Aku mencuri pandang ke arahnya tiap beberapa menit sekali sepanjang jam pelajaran. Sejak semalam aku tak bisa berhenti memikirkannya, dan memikirkan Billa. Betapa Billa beruntung seandainya ia masih ada. Ada laki-laki seperti Jaka dan Gheo yang benar-benar sayang padanya.

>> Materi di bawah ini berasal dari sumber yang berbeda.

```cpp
int paif_conv2d_fwd(const paif_conv_desc* d, int B, int H, int W, paif_stream_t stream) {
  PAIF_REQUIRE(d && d->out && d->wpk, PAIF_EINVAL, "conv2d: null descriptor/out/wpk");
  PAIF_REQUIRE(d->nsrc >= 1 && d->nsrc <= 3, PAIF_EINVAL, "conv2d: nsrc=%d", d->nsrc);
  for (int s = 0; s < d->nsrc; ++s) PAIF_REQUIRE(d->src[s], PAIF_EINVAL, "conv2d: src[%d] null", s);
  PAIF_REQUIRE(d->cout == 32 || d->cout == 16, PAIF_ENOSUP, "conv2d: cout=%d", d->cout);
  PAIF_REQUIRE(B > 0 && H > 0 && W > 0, PAIF_EINVAL, "conv2d: empty shape %dx%dx%d", B, H, W);
  PAIF_REQUIRE(d->in_act != 1 || d->in_prelu, PAIF_EINVAL, "conv2d: in_act=PReLU without slope");
  PAIF_REQUIRE(d->act != 1 || d->prelu, PAIF_EINVAL, "conv2d: act=PReLU without slope");
  ConvArgs a;
  for (int s = 0; s < 3; ++s) {
    a.src[s] = s < d->nsrc ? d->src[s] : nullptr;
    a.res[s] = d->res[s];
  }
  a.wpk = reinterpret_cast<const float4*>(d->wpk);
  a.in_prelu = d->in_prelu; a.scale = d->scale; a.shift = d->shift; a.prelu = d->prelu;
  a.out = d->out; a.pool_partial = d->pool_partial; a.cpool = d->cpool; a.alpha = d->alpha;
  a.nsrc = d->nsrc; a.in_act = d->in_act; a.act = d->act; a.cout = d->cout;
  a.aux_out = d->aux_out; a.in_aux = d->in_aux; a.in_scale = d->in_scale; a.in_alpha = d->in_alpha;
  a.epi_aux = d->epi_aux; a.epi_dact = d->epi_dact;
  PAIF_REQUIRE(d->in_act >= 0 && d->in_act <= 5, PAIF_EINVAL, "conv2d: in_act=%d", d->in_act);
  PAIF_REQUIRE(!(d->in_act == 3 || d->in_act == 4) || (d->in_aux && d->nsrc == 1), PAIF_EINVAL,
               "conv2d: in_act=%d needs in_aux and a single source", d->in_act);
  PAIF_REQUIRE(d->in_act != 3 || d->in_prelu, PAIF_EINVAL, "conv2d: in_act=3 without slope");
  PAIF_REQUIRE(d->epi_dact >= 0 && d->epi_dact <= 2 && (!d->epi_dact || d->epi_aux), PAIF_EINVAL, "conv2d: epi_dact=%d", d->epi_dact);
  PAIF_REQUIRE(d->epi_dact != 1 || d->prelu, PAIF_EINVAL, "conv2d: epi_dact=PReLU without slope");
  a.B = B; a.H = H; a.W = W;
  a.tilesX = (W + TW - 1) / TW; a.tilesY = (H + TH - 1) / TH; a.nblk = B * a.tilesX * a.tilesY;
  a.reverse = d->reverse_tiles ? 1 : 0;
  a.st = d->storage;
  a.wl0 = (d->precision == PAIF_CONV_BF16 || d->precision == PAIF_CONV_F16) ? 1 : 0;
  PAIF_REQUIRE(d->storage >= 0 && d->storage <= 4, PAIF_EINVAL, "conv2d: storage=%d", d->storage);
  const bool st_bf = d->storage == PAIF_ST_BF16 || d->storage == PAIF_ST_F32_BF16, st_hf = d->storage == PAIF_ST_F16 || d->storage == PAIF_ST_F16_F32;
  PAIF_REQUIRE(!st_bf || ((d->precision == PAIF_CONV_BF16X3 || d->precision == PAIF_CONV_BF16) && d->cin == 32), PAIF_ENOSUP,
               "conv2d: bf16 storage needs the split-bf16 kernels (cin 32)");
  PAIF_REQUIRE(!st_hf || ((d->precision == PAIF_CONV_F16 || d->precision == PAIF_CONV_F16X2) && d->cin == 32), PAIF_ENOSUP,
               "conv2d: fp16 storage takes precision F16 / F16X2 (cin 32)");
  PAIF_REQUIRE(d->precision != PAIF_CONV_BF16 || st_bf, PAIF_ENOSUP, "conv2d: precision bf16 is built for bf16-stored maps only");
  PAIF_REQUIRE((d->precision != PAIF_CONV_F16 && d->precision != PAIF_CONV_F16X2) || st_hf, PAIF_ENOSUP,
               "conv2d: precision fp16 is built for fp16-stored maps only");
  PAIF_REQUIRE(d->storage != PAIF_ST_F16_F32 || d->precision == PAIF_CONV_F16, PAIF_ENOSUP, "conv2d: fp16 in / fp32 out takes plain fp16 weights");
  hipStream_t st = paif::as_stream(stream);
  PAIF_REQUIRE(!d->cpool || paif_conv2d_can_cpool(d, B, H, W), PAIF_ENOSUP, "conv2d: no fused ChannelPool for this descriptor (paif_conv2d_can_cpool)");
  PAIF_REQUIRE(d->cin == 32 || d->cin == 16, PAIF_ENOSUP, "conv2d: cin=%d", d->cin);
  PAIF_REQUIRE(d->precision == PAIF_CONV_F32 || d->precision == PAIF_CONV_BF16X3 || d->precision == PAIF_CONV_BF16 ||
                   d->precision == PAIF_CONV_BF16X6 || d->precision == PAIF_CONV_F16 || d->precision == PAIF_CONV_F16X2 ||
                   d->precision == PAIF_CONV_F16X3, PAIF_EINVAL,
               "conv2d: precision=%d", d->precision);
  PAIF_REQUIRE((d->precision != PAIF_CONV_BF16X6 && d->precision != PAIF_CONV_F16X3) || d->cin == 32, PAIF_ENOSUP, "conv2d: bf16x6 / f16x3 need 32-channel sources");
  const int key = d->kh * 100 + d->dil * 10 + (d->cin == 32 ? 0 : 1);
  if (d->precision == PAIF_CONV_F16X3) {
    switch (key) {
      case 110: return launch_f16x3<1, 1>(a, st);
      case 310: return launch_f16x3<3, 1>(a, st);
      case 320: return launch_f16x3<3, 2>(a, st);
      case 510: return launch_f16x3<5, 1>(a, st);
      case 710: return launch_f16x3<7, 1>(a, st);
      default: break;
    }
    paif::set_error("conv2d(f16x3): kernel %dx%d dil %d cin %d not built", d->kh, d->kh, d->dil, d->cin);
    return PAIF_ENOSUP;
  }
  if (d->precision == PAIF_CONV_BF16X6) {
    switch (key) {
      case 110: return launch_bf16x6<1, 1>(a, st);
      case 310: return launch_bf16x6<3, 1>(a, st);
      case 320: return launch_bf16x6<3, 2>(a, st);
      case 510: return launch_bf16x6<5, 1>(a, st);
      case 710: return launch_bf16x6<7, 1>(a, st);
      default: break;
    }
    paif::set_error("conv2d(bf16x6): kernel %dx%d dil %d cin %d not built", d->kh, d->kh, d->dil, d->cin);
    return PAIF_ENOSUP;
  }
  if (d->precision == PAIF_CONV_BF16X3 || d->precision == PAIF_CONV_BF16 || d->precision == PAIF_CONV_F16 || d->precision == PAIF_CONV_F16X2) {
    switch (key) {
      case 110: return launch_bf16x3<1, 1>(a, st);
      case 310: return launch_bf16x3<3, 1>(a, st);
      case 320: return launch_bf16x3<3, 2>(a, st);
      case 510: return launch_bf16x3<5, 1>(a, st);
      case 520: return launch_bf16x3<5, 2>(a, st);
      case 710: return launch_bf16x3<7, 1>(a, st);
      case 720: return launch_bf16x3<7, 2>(a, st);
      default: break;
    }
    paif::set_error("conv2d(bf16x3): kernel %dx%d dil %d cin %d not built", d->kh, d->kh, d->dil, d->cin);
    return PAIF_ENOSUP;
  }
  switch (key) {
    case 110: return launch<1, 1, 32>(a, st);
    case 310: return launch<3, 1, 32>(a, st);
    case 320: return launch<3, 2, 32>(a, st);
    case 510: return launch<5, 1, 32>(a, st);
    case 520: return launch<5, 2, 32>(a, st);
    case 710: return launch<7, 1, 32>(a, st);
    case 720: return launch<7, 2, 32>(a, st);
    case 311: return launch<3, 1, 16>(a, st);
    default: break;
  }
  paif::set_error("conv2d: kernel %dx%d dil %d cin %d not built", d->kh, d->kh, d->dil, d->cin);
  return PAIF_ENOSUP;
}

int paif_pack_conv_weight_bf16x3(const float* w, float* wpk, int cout, int nsrc, int kh, paif_stream_t stream) {
  PAIF_REQUIRE(w && wpk, PAIF_EINVAL, "pack_conv_weight_bf16x3: null pointer");
  PAIF_REQUIRE(cout >= 1 && cout <= 32 && nsrc >= 1 && nsrc <= 3 && kh >= 1 && kh <= 7, PAIF_ENOSUP,
               "pack_conv_weight_bf16x3: cout=%d nsrc=%d kh=%d", cout, nsrc, kh);
  const int total = nsrc * kh * kh * 2048;
  hipLaunchKernelGGL(pack_weight_bf16x3_kernel, dim3((total + 255) / 256), dim3(256), 0, paif::as_stream(stream), w,
                     reinterpret_cast<unsigned short*>(wpk), cout, nsrc, kh);
  PAIF_LAUNCH_CHECK("pack_conv_weight_bf16x3");
  return 0;
}

int paif_pack_conv_weight_f16x2(const float* w, float* wpk, int cout, int nsrc, int kh, paif_stream_t stream) {
  PAIF_REQUIRE(w && wpk, PAIF_EINVAL, "pack_conv_weight_f16x2: null pointer");
  PAIF_REQUIRE(cout >= 1 && cout <= 32 && nsrc >= 1 && nsrc <= 3 && kh >= 1 && kh <= 7, PAIF_ENOSUP,
               "pack_conv_weight_f16x2: cout=%d nsrc=%d kh=%d", cout, nsrc, kh);
  const int total = nsrc * kh * kh * 2048;
  hipLaunchKernelGGL(pack_weight_f16x2_kernel, dim3((total + 255) / 256), dim3(256), 0, paif::as_stream(stream), w,
                     reinterpret_cast<unsigned short*>(wpk), cout, nsrc, kh);
  PAIF_LAUNCH_CHECK("pack_conv_weight_f16x2");
  return 0;
}

int paif_pack_decomp1x1_hf_weight_f16x2(const float* w, float* wpk, paif_stream_t stream) {
  PAIF_REQUIRE(w && wpk, PAIF_EINVAL, "pack_decomp1x1_hf_weight_f16x2: null pointer");
  hipLaunchKernelGGL(pack_decomp1x1_hf_f16x2_kernel, dim3(24), dim3(256), 0, paif::as_stream(stream), w,
                     reinterpret_cast<unsigned short*>(wpk));
  PAIF_LAUNCH_CHECK("pack_decomp1x1_hf_weight_f16x2");
  return 0;
}

int paif_pack_conv_weight_bf16x6(const float* w, float* wpk, int cout, int nsrc, int kh, paif_stream_t stream) {
  PAIF_REQUIRE(w && wpk, PAIF_EINVAL, "pack_conv_weight_bf16x6: null pointer");
  PAIF_REQUIRE(cout >= 1 && cout <= 32 && nsrc >= 1 && nsrc <= 3 && kh >= 1 && kh <= 7, PAIF_ENOSUP,
               "pack_conv_weight_bf16x6: cout=%d nsrc=%d kh=%d", cout, nsrc, kh);
  const int total = nsrc * kh * kh * 3072;
  hipLaunchKernelGGL(pack_weight_bf16x6_kernel, dim3((total + 255) / 256), dim3(256), 0, paif::as_stream(stream), w,
                     reinterpret_cast<unsigned short*>(wpk), cout, nsrc, kh);
  PAIF_LAUNCH_CHECK("pack_conv_weight_bf16x6");
  return 0;
}

// ... 61 lines not shown
```

Measured before the change: 2614.

## Add row-streaming DMA kernel for single-source dilation-1 3x3 fp16 convs

Adds a new 3x3, dilation-1, 32->32 conv kernel in which each wave walks a vertical strip of 32 columns row by row. Input rows are loaded by buffer-to-LDS DMA into a five-slot ring that prefetches two rows ahead, and the weights stay in registers for the whole run. Each output row reuses the two input rows already held from the previous step instead of reloading a full halo tile, and the epilogue goes through a small LDS parking area before vector stores. Dispatch now picks this path ahead of the existing tiled DMA kernel whenever the map is large enough. Uncovered cases, such as fp32 output, could be routed here and then be refused at launch.

```diff
diff --git a/paif_amd/csrc/conv_dma.h b/paif_amd/csrc/conv_dma.h
--- a/paif_amd/csrc/conv_dma.h
+++ b/paif_amd/csrc/conv_dma.h
@@ -35,4 +35,7 @@
 bool eligible_rows(int nsrc, int nres, int in_relu, int cpool, int f16, int out_f32, int B, int H, int W);
 int launch_rows(const Args& a, hipStream_t st);
 
+bool eligible_rows_d1(int nsrc, int nres, int B, int H, int W, float alpha);
+int launch_rows_d1(const Args& a, hipStream_t st);
+
 }
diff --git a/paif_amd/csrc/conv_dma_rows_d1.hip b/paif_amd/csrc/conv_dma_rows_d1.hip
--- /dev/null
+++ b/paif_amd/csrc/conv_dma_rows_d1.hip
@@ -0,0 +1,251 @@
+#include <stdint.h>
+#include <stdlib.h>
+
+#include <type_traits>
+
+#include "conv_dma.h"
+#include "paif_common.h"
+
+namespace paif_conv_dma {
+namespace {
+
+typedef float f32x16 __attribute__((ext_vector_type(16)));
+typedef unsigned u32x4 __attribute__((ext_vector_type(4)));
+
+constexpr int RW = 32;
+constexpr int RWH = RW + 2;
+constexpr int DPS = 3;
+constexpr int SLOT = DPS * 1024;
+constexpr int NSLOT = 5, PF = NSLOT - 3;
+constexpr int PARK = 32 * 32 * 4;
+constexpr int WAVE_LDS = NSLOT * SLOT + PARK;
+constexpr int WAVES = 4;
+constexpr int LDS_BYTES = WAVES * WAVE_LDS;
+constexpr int MAX_WAVES = 2048;
+constexpr int MIN_RUN = 16;
+constexpr int N_ROW = PF * DPS;
+static_assert(2 * LDS_BYTES <= 160 * 1024, "two workgroups per CU do not fit LDS");
+static_assert(RWH * 4 <= DPS * 64, "DMA instructions do not cover the row piece");
+constexpr unsigned RSRC_W3 = 0x00020000u;
+constexpr unsigned OOB = 0x80000000u;
+
+#ifndef CR1_LD_AUX
+#define CR1_LD_AUX 2
+#endif
+#ifndef CR1_ST_AUX
+#define CR1_ST_AUX 0
+#endif
+#define CR1_VMWAIT(n) asm volatile("s_waitcnt vmcnt(%0)" ::"n"(n) : "memory")
+#define CR1_RD128(dst, addr, off) asm volatile("ds_read_b128 %0, %1 offset:%2" : "=v"(dst) : "v"(addr), "n"(off) : "memory")
+#define CR1_WR32(addr, val, off) asm volatile("ds_write_b32 %0, %1 offset:%2" ::"v"(addr), "v"(val), "n"(off) : "memory")
+#define CR1_LGKM(n, g) asm volatile("s_waitcnt lgkmcnt(" #n ")" : "+v"(A[(g) % 3][0]), "+v"(A[(g) % 3][1]), "+v"(A[(g) % 3][2])::"memory")
+
+__device__ __forceinline__ void dma16(__amdgpu_buffer_rsrc_t rsrc, unsigned voff, unsigned lds_off) {
+  __builtin_amdgcn_raw_ptr_buffer_load_lds(rsrc, (__attribute__((address_space(3))) void*)(uintptr_t)lds_off, 16, voff, 0, 0, CR1_LD_AUX);
+}
+
+template <int F>
+__global__ __launch_bounds__(WAVES * 64, 2) void conv3x3_h16_dma_rows_d1(Args a, int total, int SX, int run) {
+  __shared__ __attribute__((aligned(16))) unsigned char smem[LDS_BYTES];
+  asm volatile("" ::"v"((unsigned)(uintptr_t)(__attribute__((address_space(3))) unsigned char*)smem) : "memory");
+
+  const int tid = threadIdx.x, l = tid & 63;
+  const int w = __builtin_amdgcn_readfirstlane(tid >> 6);
+  const int p = l & 31, hh = l >> 5;
+  const int gw = blockIdx.x * WAVES + w;
+  int pos = gw * run;
+  const int end = min(total, pos + run);
+  if (pos >= end) return;
+  const int H = a.H, W = a.W;
+
+  const int map_bytes = a.B * H * W * 64;
+  const __amdgpu_buffer_rsrc_t rs_src = __builtin_amdgcn_make_buffer_rsrc(const_cast<void*>(a.src[0]), 0, map_bytes, RSRC_W3);
+  const __amdgpu_buffer_rsrc_t rs_out = __builtin_amdgcn_make_buffer_rsrc(a.out, 0, map_bytes, RSRC_W3);
+
+  u32x4 bw[9][2];
+  {
+    const __amdgpu_buffer_rsrc_t rs_w = __builtin_amdgcn_make_buffer_rsrc(const_cast<void*>(a.wpk), 0, 9 * 2 * 2 * 1024, RSRC_W3);
+#pragma unroll
+    for (int tap = 0; tap < 9; ++tap)
+#pragma unroll
+      for (int ks = 0; ks < 2; ++ks) bw[tap][ks] = __builtin_amdgcn_raw_buffer_load_b128(rs_w, (unsigned)l * 16u, ((tap * 2 + ks) * 2) * 1024, 0);
+  }
+  float esc[8], esh[8];
+#pragma unroll
+  for (int j = 0; j < 8; ++j) {
+    const int c = 8 * (l & 3) + j;
+    esc[j] = (a.scale ? a.scale[c] : 1.f) * a.alpha;
+    esh[j] = (a.shift ? a.shift[c] : 0.f) * a.alpha;
+  }
+  const float e_slope = a.act == 1 ? *a.prelu : (a.act == 2 ? 0.f : 1.f);
+
+  int d_col[DPS];
+  unsigned d_rel[DPS];
+#pragma unroll
+  for (int i = 0; i < DPS; ++i) {
+    const int n = 64 * i + l, c = n >> 2;
+    d_col[i] = c;
+    d_rel[i] = (unsigned)(c * 64 + (((n & 3) ^ ((c >> 2) & 3)) * 16));
+  }
+  const unsigned lds_w = (unsigned)(w * WAVE_LDS);
+  unsigned a_rd[3][2];
+#pragma unroll
+  for (int dx = 0; dx < 3; ++dx)
+#pragma unroll
+    for (int ks = 0; ks < 2; ++ks) {
+      const int c = p + dx;
+      a_rd[dx][ks] = lds_w + (unsigned)(c * 64 + (((2 * ks + hh) ^ ((c >> 2) & 3)) * 16));
+    }
+  const unsigned a_pw = lds_w + NSLOT * SLOT + (unsigned)((4 * hh * 32 + p) * 4);
+  const unsigned a_pr = lds_w + NSLOT * SLOT + (unsigned)((l >> 2) * 128 + (l & 3) * 32);
+  const unsigned e_lane = (unsigned)l * 16u;
+
+  f32x16 acc;
+
+  while (pos < end) {
+    const int q = pos / H, i0 = pos - q * H;
+    const int n = min(H - i0, end - pos);
+    const int b = q / SX, x0 = (q - b * SX) * RW;
+    pos += n;
+    bool colok[DPS];
+#pragma unroll
+    for (int i = 0; i < DPS; ++i) colok[i] = d_col[i] < RWH && (unsigned)(x0 - 1 + d_col[i]) < (unsigned)W;
+    const bool xok0 = x0 + (l >> 2) < W, xok1 = x0 + 16 + (l >> 2) < W;
+    auto issue_row = [&](int m, int slot) {
+      const int j = i0 - 1 + m;
+      const unsigned dead = (j >= 0 && j < H && m <= n + 1) ? 0u : OOB;
+      const unsigned rowb = (unsigned)((b * H + j) * W + x0 - 1) * 64u;
+#pragma unroll
+      for (int i = 0; i < DPS; ++i) dma16(rs_src, (colok[i] ? rowb + d_rel[i] : OOB) | dead, lds_w + (unsigned)(slot * SLOT + i * 1024));
+    };
+
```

Tapi sayangnya, semua hanya menjadi angan-angan. Berharap Billa masih berada di sisiku hanyalah sebuah angan-angan belaka. Nyatanya, Billa pergi, meninggalkan masalah yang harus kuusaikan bersama Gheo, dan meninggalkan Jaka.

Mungkin Tuhan memang sengaja mempertemukanku dengan Jaka, untuk meluruskan segala kesalahpahaman di antara Jaka dan Billa. Tapi aku bodoh. Aku hanya perlu meluruskan kesalahpahaman yang timbul, bukan justru mengambil kesempatan lain di momen seperti ini.

Pasti Billa marah jika ia melihat aku selalu berada di samping Jaka. Pasti Billa marah jika ia tahu aku tidak mau bersama dengan Gheo. Pasti Billa marah jika ia tahu aku tidak mau mendengarkan semua omongan Gheo. Pasti Billa juga akan marah jika besok aku tidak menemui Jaka untuk memberikan hadiah kecil miliknya. Tapi, Billa pasti akan jauh lebih marah jika aku seperti ini, mencintai seseorang yang tidak semestinya kucinta.

Mungkin aku harus melangkah ke belakang, sebelum semuanya terlambat. Sebelum aku jatuh lebih dalam, sebelum aku masuk ke kehidupannya lebih jauh, sebelum aku mengubah banyak hal dalam hidupnya, dan sebelum aku memengaruhi hatinya.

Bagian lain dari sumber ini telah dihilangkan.